Use the flag `--project-requirements` to specify the absolute path to your `requirements.txt` file. It will be `pip install -r requirements.txt` on your cluster nodes. 

Use the flag `--project-dir` to specify the absolute path to your project. It will be pip installed on your cluster nodes. 
```
$ doframework-setup.sh --configs ~/path/to/configs.yaml --project-requirements <absolute_requirements_path> --project-dir <absolute_project_path>
```

Use the `--skip` flag to skip re-generating the `doframework.yaml`.
```
$ doframework-setup.sh --skip
```
Or, in case you are familiar with `ray`, run instead 
```
$ ray up doframework.yaml --no-config-cache --yes
```
Upload `input.json` file(s) to your `<inputs_bucket>`. Now you can submit your application `module.py` to the cluster
```
$ ray submit doframework.yaml module.py
```

# Ray Cluster

To observe the `ray` dashboard, connect to `http://localhost:8265` in your browser. See `./doc/openshift.md` for OpenShift-specific instructions.

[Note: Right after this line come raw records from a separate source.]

@@ -74,6 +74,7 @@
   static_assert(NS == 0 || (NS >= 2 && NS <= 4 && BM % 32 == 0), "LDS-DMA staging: 2..4 buffers, whole 32-row passes");
   static_assert(PL == 0 || PL == 1 || PL == 3, "operand planes: fp32, bf16 or bf16x3");
   static_assert(PL == 0 || (NS == 0 && (NT == 0 || PL == 1)), "bf16 operands: register staging; bf16x3: no tail columns");
+  static_assert(PP == 0 || (PP == 1 && NS == 0 && PL == 0), "pipelined fragment reads: the fp32 register-staging loop");
 
   extern __shared__ __attribute__((aligned(16))) float smem[];
   float* As = smem;
@@ -392,7 +393,61 @@
     }
   };
 
-  if constexpr (NS >= 2) {
+  f32x4 pfa[TM], pfb[TN];
+  auto read_frags = [&](int cur, int kg, f32x4(&fa)[TM], f32x4(&fb)[TN]) {
+    const float* a = As + cur * BM * LDT + (wm * TM * 16 + l15) * LDT;
+    const float* b = Bs + cur * BNR * LDT + (wn * TN * 16 + l15) * LDT;
+    const int so = ((kg * 4 + lq) ^ (l15 & 7)) * 4;
+#pragma unroll
+    for (int i = 0; i < TM; ++i) fa[i] = *reinterpret_cast<const f32x4*>(a + i * 16 * LDT + so);
+#pragma unroll
+    for (int j = 0; j < TN; ++j) fb[j] = *reinterpret_cast<const f32x4*>(b + j * 16 * LDT + so);
+  };
+  auto mfma_kgroup = [&](int cur, int kg, const f32x4(&fa)[TM], const f32x4(&fb)[TN]) {
+#pragma unroll
+    for (int e = 0; e < 4; ++e)
+#pragma unroll
+      for (int i = 0; i < TM; ++i)
+#pragma unroll
+        for (int j = 0; j < TN; ++j)
+          acc[i][j] = __builtin_amdgcn_mfma_f32_16x16x4f32(fa[i][e], fb[j][e], acc[i][j], 0, 0, 0);
+    if (NT > 0) {
+#pragma unroll
+      for (int t = 0; t < NT; ++t) {
+        if (t >= ntc) break;
+        const f32x4 ft = *reinterpret_cast<const f32x4*>(Bs + cur * BNR * LDT + (BNM + t) * LDT +
+                                                         (((kg * 4 + lq) ^ ((BNM + t) & 7)) * 4));
+        const f32x2 ft_lo = __builtin_shufflevector(ft, ft, 0, 1), ft_hi = __builtin_shufflevector(ft, ft, 2, 3);
+#pragma unroll
+        for (int i = 0; i < TM; ++i) {
+          tacc[i][t] += __builtin_shufflevector(fa[i], fa[i], 0, 1) * ft_lo;
+          tacc[i][t] += __builtin_shufflevector(fa[i], fa[i], 2, 3) * ft_hi;
+        }
+      }
+    }
+  };
+
+  if constexpr (PP == 1) {
+    load_tile();
+    store_tile(0);
+    __syncthreads();
+    int cur = 0;
+    for (int kt = 0; kt < nk; ++kt) {
+      const bool more = kt + 1 < nk;
+      read_frags(cur, 0, pfa, pfb);
+      __builtin_amdgcn_sched_barrier(0);
+      if (more) load_tile();
+      mfma_kgroup(cur, 0, pfa, pfb);
+      {
+        f32x4 fa[TM], fb[TN];
+        read_frags(cur, 1, fa, fb);
+        mfma_kgroup(cur, 1, fa, fb);
+      }
+      if (more) store_tile(cur ^ 1);
+      __syncthreads();
+      cur ^= 1;
+    }
+  } else if constexpr (NS >= 2) {
     constexpr int G = RA + RB;
     auto issue = [&](int buf) {
       const bool kok = kk < p.Ktot;
@@ -566,8 +621,14 @@
         float v = quarter_sum(tacc[i][t][0] + tacc[i][t][1]);
         const int n = n0 + BNM + t;
         const int m = m0 + (wm * TM + i) * 16 + l15;
-        const float bt = (p.bias != nullptr && n < p.Nw) ? p.bias[n] : 0.f;
-        v = (n < p.Cout) ? act_fwd(v + bt, p.act) : 0.f;
+        const bool sh = !UP2 && p.shuffle;
+        int shq = 0, shco = n;
+        if (sh) {
+          shq = n / p.Cout;
+          shco = n - shq * p.Cout;
+        }
+        const float bt = (p.bias != nullptr && n < p.Nw) ? p.bias[shco] : 0.f;
+        v = (n < (sh ? p.Nw : p.Cout)) ? act_fwd(v + bt, p.act) : 0.f;
         if (p.ez_x != nullptr) {
           float xh = 0.f;
           if (n < p.Cout && m < p.M) {
@@ -579,7 +640,13 @@
           txh[i][t] = xh;
         }
         tv[i][t] = v;
-        if (lq == 0 && m < p.M && n < p.ldy) {
+        if (sh) {
+          if (lq == 0 && m < p.M && n < p.Nw) {
+            const int b_ = m / hw, rem_ = m - b_ * hw;
+            const int h_ = rem_ / p.Wo, w_ = rem_ - h_ * p.Wo;
+            p.y[((size_t)(b_ * 2 * p.Ho + 2 * h_ + (shq >> 1)) * (2 * p.Wo) + 2 * w_ + (shq & 1)) * p.ldy + shco] = v;
+          }
+        } else if (lq == 0 && m < p.M && n < p.ldy) {
           if (UP2) {
             yout[up2_tail_off[i] + n] = v;
           } else {
@@ -752,7 +819,7 @@
   return (v == 2 || v == 3) ? v : 0;
 }
 
-template <int TM, int TN, int WMV, int WNV, bool UP2, int NT, int NS, int PL = 0>
+template <int TM, int TN, int WMV, int WNV, bool UP2, int NT, int NS, int PL = 0, int PP = 0>
 static int launch_conv_ns(ConvP& p, hipStream_t st) {
   constexpr int BM = WMV * TM * 16, BN = WNV * TN * 16 + NT;
   p.tiles_m = cdiv(p.M, BM) * (UP2 ? 4 : 1);
@@ -763,15 +830,21 @@
   constexpr int NBUF = NS >= 2 ? NS : 2;
   constexpr int BNR = NS >= 2 ? (BN + 31) / 32 * 32 : BN;
   const size_t lds = PL ? (size_t)2 * PL * (BM + BN) * 64 : (size_t)NBUF * (BM + BNR) * LDT * sizeof(float);
-  const int rc = allow_dynamic_lds(reinterpret_cast<const void*>(&conv_igemm_kernel<TM, TN, WMV, WNV, UP2, NT, NS, PL>), lds);
+  const int rc = allow_dynamic_lds(reinterpret_cast<const void*>(&conv_igemm_kernel<TM, TN, WMV, WNV, UP2, NT, NS, PL, PP>), lds);
   if (rc) return rc;
-  hipLaunchKernelGGL((conv_igemm_kernel<TM, TN, WMV, WNV, UP2, NT, NS, PL>),
+  hipLaunchKernelGGL((conv_igemm_kernel<TM, TN, WMV, WNV, UP2, NT, NS, PL, PP>),
                      dim3(p.tiles_m * p.tiles_n, p.ksplit > 1 ? p.ksplit : 1), dim3(256), lds, st, p);
   return vmtl_check_launch();
 }
 
+static bool conv_igemm_pipe(int tile_default) {
+  static EnvInt e{"VMTL_IGEMM_PIPE", 1};
+  const int v = env_int(e);
+  return v == 2 || (v == 1 && tile_default != 0);
+}
+
 template <int TM, int TN, int WMV, int WNV, bool UP2, int NT>
-static int launch_conv(ConvP& p, hipStream_t st, int prec) {
+static int launch_conv(ConvP& p, hipStream_t st, int prec, int pipe) {
   if (prec == VMTL_PREC_BF16) return launch_conv_ns<TM, TN, WMV, WNV, UP2, NT, 0, 1>(p, st);
   if constexpr (NT == 0 && WNV * TN >= 5) {
     if (conv_bf16x3() && cdiv(p.Ktot, BK) >= 24) return launch_conv_ns<TM, TN, WMV, WNV, UP2, NT, 0, 3>(p, st);
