template <int TH>
__global__ void __launch_bounds__(64) k_mf_push_async(GcDims d, int bt_x, int bt_y, int pt_y, int inner, int gen_max, int32_t* __restrict__ dirty, int32_t* __restrict__ rc,
                                                      int32_t* __restrict__ ex, int32_t* __restrict__ snk, int32_t* __restrict__ dist,
                                                      uint8_t* __restrict__ rmask, int32_t* __restrict__ st, unsigned long long* __restrict__ ring,
                                                      int32_t* __restrict__ q, int cap, const int32_t* __restrict__ count,
                                                      const int32_t* __restrict__ list, int32_t* __restrict__ err_flag,
                                                      long long* __restrict__ prof) {
    __shared__ PushTileLds<TH> S;
    const int tiles_per_image = bt_x * bt_y;
    const size_t BP = (size_t)d.B * d.P;
    const AqInit in{list, count ? min(*count, cap) : 0};
    const int budget = count ? (int)min((long long)in.n * gen_max + 4096, (long long)0x3fffffff) : ldg(&q[AQ_BUDGET]);
    int tile = -1, gen = 0;
    long long p_wait = 0, p_visit = 0, p_hand = 0, p_n = 0, p_follow = 0, pv[4] = {0, 0, 0, 0};
    const long long t_start = prof ? wall_clock64() : 0;
    for (;;) {
        int lane = threadIdx.x & 63;
        asm volatile("" : "+v"(lane));
        const long long t_0 = prof ? wall_clock64() : 0;
        if (tile < 0) {
            const int payload = aq_pop(ring, q, cap, in, lane, err_flag);
            if (payload < 0) { if (prof) p_wait += wall_clock64() - t_0; break; }
            tile = payload & 0xffffff; gen = payload >> 24;
        } else if (prof) ++p_follow;
        int over = 0;
        if (lane == 0) {
            atomicExch(&st[tile], ST_BUSY);
            over = atomicAdd(&q[AQ_VISITS], 1) >= budget;
            if (over) atomicExch(&q[AQ_DONE], 1);
        }
        drain();
        const long long t_1 = prof ? wall_clock64() : 0;
        const int b = tile / tiles_per_image, tr = tile % tiles_per_image;
        const int tyi = tr / bt_x, txi = tr % bt_x;
        const int nbm = push_tile_visit<TH, true>(d, tyi, txi, inner, (size_t)b * d.P, BP, rc, ex, snk, dist, rmask, S, lane, prof != nullptr, pv);
        drain();
        const long long t_2 = prof ? wall_clock64() : 0;
        const bool left = (nbm >> 4) & 1;
        int nb = -1;
        bool cand = false;
        if (lane == 4) {
            nb = tile;
            const int old = atomicExch(&st[tile], left ? ST_Q : 0);
            if (left) cand = true;
            else if (old & ST_Q) cand = (atomicOr(&st[tile], ST_Q) & (ST_Q | ST_BUSY)) == 0;
        } else if (lane < 9 && (nbm >> lane) & 1) {
            const int ty = tyi + lane / 3 - 1, tx = txi + lane % 3 - 1;
            if (ty >= 0 && ty < bt_y && tx >= 0 && tx < bt_x) {
                nb = b * tiles_per_image + ty * bt_x + tx;
                for (int k = 0; k < TH / PT_H; ++k)
                    if (ty * (TH / PT_H) + k < pt_y) atomicOr(&dirty[(size_t)b * bt_x * pt_y + (size_t)(ty * (TH / PT_H) + k) * bt_x + tx], 1);
                cand = (atomicOr(&st[nb], ST_Q) & (ST_Q | ST_BUSY)) == 0;
            }
        }
        if (gen + 1 >= gen_max) cand = false;
        const unsigned long long cm = __ballot(cand);
        int next = -1;
        if (cm) {
            const int fl = __ffsll((long long)cm) - 1;
            next = __shfl(nb, fl, 64);
            if (cand && lane != fl) aq_push(ring, q, cap, ((gen + 1) << 24) | nb, err_flag);
            drain();
        }
        if (next < 0 && lane == 0) aq_finish(q, in);
        tile = next; gen = gen + 1;
        mf_wave_sync();
        if (prof) { p_wait += t_1 - t_0; p_visit += t_2 - t_1; p_hand += wall_clock64() - t_2; ++p_n; }
    }
    if (prof && (threadIdx.x & 63) == 0) {
        unsigned long long* o = reinterpret_cast<unsigned long long*>(prof) + (blockIdx.x & 63) * 8;
        atomicAdd(&o[0], (unsigned long long)p_wait); atomicAdd(&o[1], (unsigned long long)p_visit); atomicAdd(&o[2], (unsigned long long)p_hand);
        atomicAdd(&o[3], (unsigned long long)p_n); atomicAdd(&o[4], (unsigned long long)p_follow);
        atomicAdd(&o[5], (unsigned long long)(wall_clock64() - t_start)); atomicAdd(&o[6], 1ull);
        unsigned long long* o2 = o + 64 * 8;
        atomicAdd(&o2[0], (unsigned long long)pv[0]); atomicAdd(&o2[1], (unsigned long long)pv[1]); atomicAdd(&o2[2], (unsigned long long)pv[2]);
    }
}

Some useful health-check commands: 

* Check the status of `ray` pods
```
$ kubectl get pods -n ray
```
* Check the status of the `ray` head node
```
$ kubectl describe pod rayvens-cluster-head-xxxxx -n ray
```
* Monitor autoscaling with
```
$ ray exec doframework.yaml 'tail -n 100 -f /tmp/ray/session_latest/logs/monitor*'
```
* Connect to a terminal on the head node
```
$ ray attach doframework.yaml
$ ...
$ exit
```
* Get a remote shell to the cluster manually (find the head node ID with `kubectl describe`)
```
$ kubectl -n ray exec -it rayvens-cluster-head-z97wc -- bash
```

After introducing manual changes to `doframework.yaml`, update with
```
$ ray up doframework.yaml --no-config-cache --yes
```

Shutdown the `ray` cluster with
```
$ ray down -y doframework.yaml
```

# Test

Run the setup bash script `doframework-setup.sh` with the `--example` flag to generate the test script  `doframework_example.py` in your project folder.
```
$ cd <user_project_folder>
$ doframework-setup.sh  --configs ~/path/to/configs.yaml --example
```

To run the test script locally, use
```
$ python doframework_example.py --configs ~/path/to/configs.yaml
```

To run the test script on your K8S cluster, use
```
$ ray submit doframework.yaml doframework_example.py --configs configs.yaml
```
[NOTE: we are using the path to the `configs.yaml` that was mounted on cluster nodes under `$HOME`.]

Make sure to upload input json files to `<inputs-bucket>` / `<inputs-folder>` once you run `doframework_example.py`.